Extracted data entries
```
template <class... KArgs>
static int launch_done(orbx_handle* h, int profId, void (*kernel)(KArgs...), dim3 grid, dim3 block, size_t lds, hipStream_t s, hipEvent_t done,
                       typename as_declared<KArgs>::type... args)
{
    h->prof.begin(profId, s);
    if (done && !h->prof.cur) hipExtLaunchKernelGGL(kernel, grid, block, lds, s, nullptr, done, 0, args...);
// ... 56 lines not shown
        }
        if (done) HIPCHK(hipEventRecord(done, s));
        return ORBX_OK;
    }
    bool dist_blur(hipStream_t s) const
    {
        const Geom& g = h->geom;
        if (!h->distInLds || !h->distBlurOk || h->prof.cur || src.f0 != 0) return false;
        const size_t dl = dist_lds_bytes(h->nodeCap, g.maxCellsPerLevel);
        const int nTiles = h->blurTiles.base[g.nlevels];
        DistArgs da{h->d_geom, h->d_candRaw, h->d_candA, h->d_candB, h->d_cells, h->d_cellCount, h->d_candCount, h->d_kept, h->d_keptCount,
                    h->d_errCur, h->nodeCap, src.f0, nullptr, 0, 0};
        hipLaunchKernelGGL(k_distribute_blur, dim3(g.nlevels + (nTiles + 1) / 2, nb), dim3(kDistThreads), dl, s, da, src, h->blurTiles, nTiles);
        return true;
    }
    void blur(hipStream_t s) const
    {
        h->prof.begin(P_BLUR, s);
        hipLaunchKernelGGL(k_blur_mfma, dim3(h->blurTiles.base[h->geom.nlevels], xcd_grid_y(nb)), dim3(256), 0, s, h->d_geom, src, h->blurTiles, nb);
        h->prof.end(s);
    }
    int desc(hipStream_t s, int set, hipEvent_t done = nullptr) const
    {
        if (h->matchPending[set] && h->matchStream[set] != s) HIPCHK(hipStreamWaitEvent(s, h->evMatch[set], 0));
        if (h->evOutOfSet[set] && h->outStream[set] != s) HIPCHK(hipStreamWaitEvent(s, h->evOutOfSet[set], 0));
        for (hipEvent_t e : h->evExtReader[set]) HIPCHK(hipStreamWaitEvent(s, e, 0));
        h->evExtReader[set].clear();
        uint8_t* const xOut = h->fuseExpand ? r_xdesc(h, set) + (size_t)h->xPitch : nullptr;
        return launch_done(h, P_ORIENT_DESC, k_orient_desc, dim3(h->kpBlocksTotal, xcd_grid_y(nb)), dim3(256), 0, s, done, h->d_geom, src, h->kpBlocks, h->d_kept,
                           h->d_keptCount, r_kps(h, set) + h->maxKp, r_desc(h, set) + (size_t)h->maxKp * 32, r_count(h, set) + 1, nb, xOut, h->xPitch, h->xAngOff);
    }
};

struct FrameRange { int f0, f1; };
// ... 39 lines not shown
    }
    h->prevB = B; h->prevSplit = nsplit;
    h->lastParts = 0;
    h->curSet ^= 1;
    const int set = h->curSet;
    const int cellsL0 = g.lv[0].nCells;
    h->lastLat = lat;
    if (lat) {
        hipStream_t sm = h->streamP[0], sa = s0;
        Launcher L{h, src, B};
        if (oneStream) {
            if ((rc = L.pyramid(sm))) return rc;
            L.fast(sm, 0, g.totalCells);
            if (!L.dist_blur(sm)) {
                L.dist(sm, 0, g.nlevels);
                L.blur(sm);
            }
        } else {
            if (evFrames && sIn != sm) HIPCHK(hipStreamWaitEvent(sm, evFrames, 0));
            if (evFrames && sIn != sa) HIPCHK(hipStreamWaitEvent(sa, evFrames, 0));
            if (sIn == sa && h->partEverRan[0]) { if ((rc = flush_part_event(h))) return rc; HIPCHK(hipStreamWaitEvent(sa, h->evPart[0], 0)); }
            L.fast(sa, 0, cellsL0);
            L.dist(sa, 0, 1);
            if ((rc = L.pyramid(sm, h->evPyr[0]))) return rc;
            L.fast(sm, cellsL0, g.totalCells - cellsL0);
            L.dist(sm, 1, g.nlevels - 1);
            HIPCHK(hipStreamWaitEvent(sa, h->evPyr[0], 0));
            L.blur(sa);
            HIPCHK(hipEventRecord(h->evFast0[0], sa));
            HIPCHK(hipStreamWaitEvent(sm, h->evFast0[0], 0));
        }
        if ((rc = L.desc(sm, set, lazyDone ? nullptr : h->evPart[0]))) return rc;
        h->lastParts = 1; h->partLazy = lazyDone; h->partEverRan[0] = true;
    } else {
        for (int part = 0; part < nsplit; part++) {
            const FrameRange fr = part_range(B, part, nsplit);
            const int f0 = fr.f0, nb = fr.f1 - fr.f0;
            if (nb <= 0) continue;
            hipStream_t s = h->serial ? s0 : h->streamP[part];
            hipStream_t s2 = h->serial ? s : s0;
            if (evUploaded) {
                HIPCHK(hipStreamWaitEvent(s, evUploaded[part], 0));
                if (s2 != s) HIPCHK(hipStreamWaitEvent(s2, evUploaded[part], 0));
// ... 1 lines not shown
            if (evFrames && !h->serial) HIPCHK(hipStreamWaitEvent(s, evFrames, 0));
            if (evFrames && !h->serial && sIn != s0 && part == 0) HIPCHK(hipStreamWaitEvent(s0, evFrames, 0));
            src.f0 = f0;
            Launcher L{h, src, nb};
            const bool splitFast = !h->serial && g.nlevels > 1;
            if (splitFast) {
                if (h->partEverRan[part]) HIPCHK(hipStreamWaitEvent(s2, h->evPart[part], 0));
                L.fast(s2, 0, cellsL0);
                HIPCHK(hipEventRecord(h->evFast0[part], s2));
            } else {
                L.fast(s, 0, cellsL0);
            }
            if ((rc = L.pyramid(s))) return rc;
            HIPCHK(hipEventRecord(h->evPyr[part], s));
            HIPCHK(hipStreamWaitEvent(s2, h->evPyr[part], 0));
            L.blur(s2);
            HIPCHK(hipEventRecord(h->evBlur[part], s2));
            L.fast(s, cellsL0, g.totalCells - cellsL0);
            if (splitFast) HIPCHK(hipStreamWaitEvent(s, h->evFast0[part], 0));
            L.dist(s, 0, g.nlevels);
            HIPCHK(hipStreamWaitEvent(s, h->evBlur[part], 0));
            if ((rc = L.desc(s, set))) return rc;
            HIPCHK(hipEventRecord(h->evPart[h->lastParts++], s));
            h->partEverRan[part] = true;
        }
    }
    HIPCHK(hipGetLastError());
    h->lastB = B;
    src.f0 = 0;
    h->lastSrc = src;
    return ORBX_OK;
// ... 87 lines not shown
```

## TASK REQUIREMENTS
Within the data above, determine the number of lines that contain the word "xOut"; write only that number.

## TASK RESPONSE
2